- Woodbine Location within Texas
- Coordinates: 33°36′37.40″N 97°0′56.24″W﻿ / ﻿33.6103889°N 97.0156222°W
- Country: United States
- State: Texas
- County: Cooke

Population (2000)
- • Total: 246
- Time zone: UTC-6 (Central (CST))
- • Summer (DST): UTC-5 (CDT)
- Area code: 940

= Woodbine, Texas =

Woodbine is an unincorporated community in Cooke County, Texas, United States. According to the Handbook of Texas, the community had a population of 246 in 1990. It is located within the Dallas-Fort Worth Metroplex.

==History==
Woodbine was first settled in 1845, but it wasn't until R.C. Nelson, the community's first permanent resident, settled two miles north of its current site in 1864. It was officially founded in 1876 on W.H. Mitchell's land grant, who soon opened a store there. It was originally named Mineola by George Nelson, but soon changed its name to Woodbine in 1879 for its abundance of woodbine vines when the Denison and Pacific Railroad built a track through the community. A post office was established at Woodbine in 1879 and remained in operation until sometime after 1930. The settlement was the first in the county to receive rail service and a depot, resulting in its growth. The population was 113 in 1900 and remained at that level for more than 30 years. It went down to 50 in the 1940s, then to 20 in the late 1950s. However, its proximity to Gainesville caused the population to jump to 248 in the late 1960s, then was reduced by two in 1990.

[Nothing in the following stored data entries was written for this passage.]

@@ -357,6 +363,8 @@
   };
   if constexpr (STATS_FIRST) flush_stats();
   STAMP(6);
+  static_assert(!OUT_PK || (SAUX == kStoreAux && !QRM && !RNG && !RPT && IO != kIoCols),
+                "a hand-off packet stores through st() with sc1 and through agent-scope atomics only");
   if constexpr (OUT_PK) {
     if (live) {
       st(r_pk, off, (uint32_t)pk_col_t(A) * col, t1);
@@ -504,3 +512,4 @@
     }
     report_tail(p, rin, done, rs, sc, t1);
   }
+  if constexpr (OUT_PK) asm volatile("s_waitcnt vmcnt(0)" ::: "memory");
diff --git a/multiagent-rl-rm_amd/csrc/rmx_handle.h b/multiagent-rl-rm_amd/csrc/rmx_handle.h
--- a/multiagent-rl-rm_amd/csrc/rmx_handle.h
+++ b/multiagent-rl-rm_amd/csrc/rmx_handle.h
@@ -23,6 +23,7 @@
     uint64_t key = 0;
     bool queue_off = false;
     bool packed_off = false;
+    bool release_all = false;
     bool pk_failed = false;
     bool pk_refused = false;
     uint32_t* d_pk = nullptr;
diff --git a/multiagent-rl-rm_amd/csrc/rmx_internal.h b/multiagent-rl-rm_amd/csrc/rmx_internal.h
--- a/multiagent-rl-rm_amd/csrc/rmx_internal.h
+++ b/multiagent-rl-rm_amd/csrc/rmx_internal.h
@@ -204,8 +204,12 @@
 struct StepLaunch {
   char symbol[160];
   uint32_t grid, block, lds;
+  uint32_t handoff;
   StepArgs args;
 };
+constexpr bool seq_handoff(int32_t k, int32_t K, bool packed, bool release_all) {
+  return packed && !release_all && K >= 2 && k >= 0 && k < K - 1;
+}
 struct StepCapture {
   StepLaunch* out;
   bool ok;
diff --git a/multiagent-rl-rm_amd/csrc/rmx_queue.cpp b/multiagent-rl-rm_amd/csrc/rmx_queue.cpp
--- a/multiagent-rl-rm_amd/csrc/rmx_queue.cpp
+++ b/multiagent-rl-rm_amd/csrc/rmx_queue.cpp
@@ -63,6 +63,7 @@
   std::atomic<int> fault{0};
   uint64_t last_key = 0;
   std::vector<hsa_kernel_dispatch_packet_t> built;
+  std::vector<unsigned char> built_handoff;
   int64_t windows = 0, uploads = 0, packets = 0, stream_windows = 0;
   int timing = 0;
   bool profiled = false;
@@ -259,7 +260,9 @@
     ++d.uploads;
   }
   d.built.assign((size_t)K, hsa_kernel_dispatch_packet_t{});
+  d.built_handoff.assign((size_t)K, 0);
   for (int i = 0; i < K; ++i) {
+    d.built_handoff[(size_t)i] = L[i].handoff ? 1 : 0;
     hsa_kernel_dispatch_packet_t& pk = d.built[(size_t)i];
     pk.workgroup_size_x = (uint16_t)L[i].block;
     pk.workgroup_size_y = 1;
@@ -365,10 +368,11 @@
     std::memcpy(reinterpret_cast<char*>(pk) + 4, reinterpret_cast<const char*>(&b) + 4, sizeof(b) - 4);
     pk->completion_signal = i == K - 1 ? d.done : n_timed && sig_of[(size_t)i] >= 0 ? d.tsig[(size_t)sig_of[(size_t)i]]
                                                                                    : hsa_signal_t{0};
+    const int release = d.built_handoff[(size_t)i] && i + 1 < K ? HSA_FENCE_SCOPE_NONE : HSA_FENCE_SCOPE_AGENT;
     const uint16_t header = (uint16_t)((HSA_PACKET_TYPE_KERNEL_DISPATCH << HSA_PACKET_HEADER_TYPE) |
                                        (1 << HSA_PACKET_HEADER_BARRIER) |
                                        (HSA_FENCE_SCOPE_AGENT << HSA_PACKET_HEADER_SCACQUIRE_FENCE_SCOPE) |
-                                       (HSA_FENCE_SCOPE_AGENT << HSA_PACKET_HEADER_SCRELEASE_FENCE_SCOPE));
+                                       (release << HSA_PACKET_HEADER_SCRELEASE_FENCE_SCOPE));
     const uint16_t setup = 1 << HSA_KERNEL_DISPATCH_PACKET_SETUP_DIMENSIONS;
     __atomic_store_n(reinterpret_cast<uint32_t*>(pk), (uint32_t)header | ((uint32_t)setup << 16), __ATOMIC_RELEASE);
     ++d.packets;
diff --git a/multiagent-rl-rm_amd/rmx/_capi.py b/multiagent-rl-rm_amd/rmx/_capi.py
--- a/multiagent-rl-rm_amd/rmx/_capi.py
+++ b/multiagent-rl-rm_amd/rmx/_capi.py
@@ -22,8 +22,9 @@
     "rmx_get_state", "rmx_set_state", "rmx_step_report", "rmx_step_report_fused", "rmx_reset_sync", "rmx_step_sync",
     "rmx_step_sync_begin", "rmx_sync_wait", "rmx_sync_end", "rmx_step_seq", "rmx_queue_counters", "rmx_queue_info",
     "rmx_code_object_check", "rmx_device_count", "rmx_queue_timing", "rmx_queue_times", "rmx_step_info",
-    "rmx_seq_packed", "rmx_learn_states", "rmx_learn_bind", "rmx_learn_step", "rmx_learn_step_policy",
-    "rmx_learn_rng_bind", "rmx_learn_rng_seed", "rmx_learn_lambda_slots", "rmx_learn_lambda_bind",
+    "rmx_seq_packed", "rmx_seq_handoff", "rmx_learn_states", "rmx_learn_bind", "rmx_learn_step",
+    "rmx_learn_step_policy", "rmx_learn_rng_bind", "rmx_learn_rng_seed", "rmx_learn_lambda_slots",
+    "rmx_learn_lambda_bind",
     "rmx_learn_traces_clear", "rmx_learn_run", "rmx_learn_eps_bind", "rmx_learn_eps_decay",
 )
 LEARN_UPDATE, LEARN_BEST, LEARN_NUMPY = 1, 2, 4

The Woodbine Formation is a Cretaceous geologic formation named for the small community in 1905.

Woodbine had an all-female firefighting company in the 1960s.

On May 25, 1921, Woodbine had a branch of the Cooke County Library in its vicinity.

On April 6, 1955, an F3 tornado struck Woodbine, but no deaths were reported.

==Geography==
Woodbine is located at the intersection of Farm to Market Roads 678 and 3164, 8 mi east of Gainesville in east-central Cooke County.

==Education==
Today, the community is served by the Callisburg Independent School District. The elementary campus is located in the community.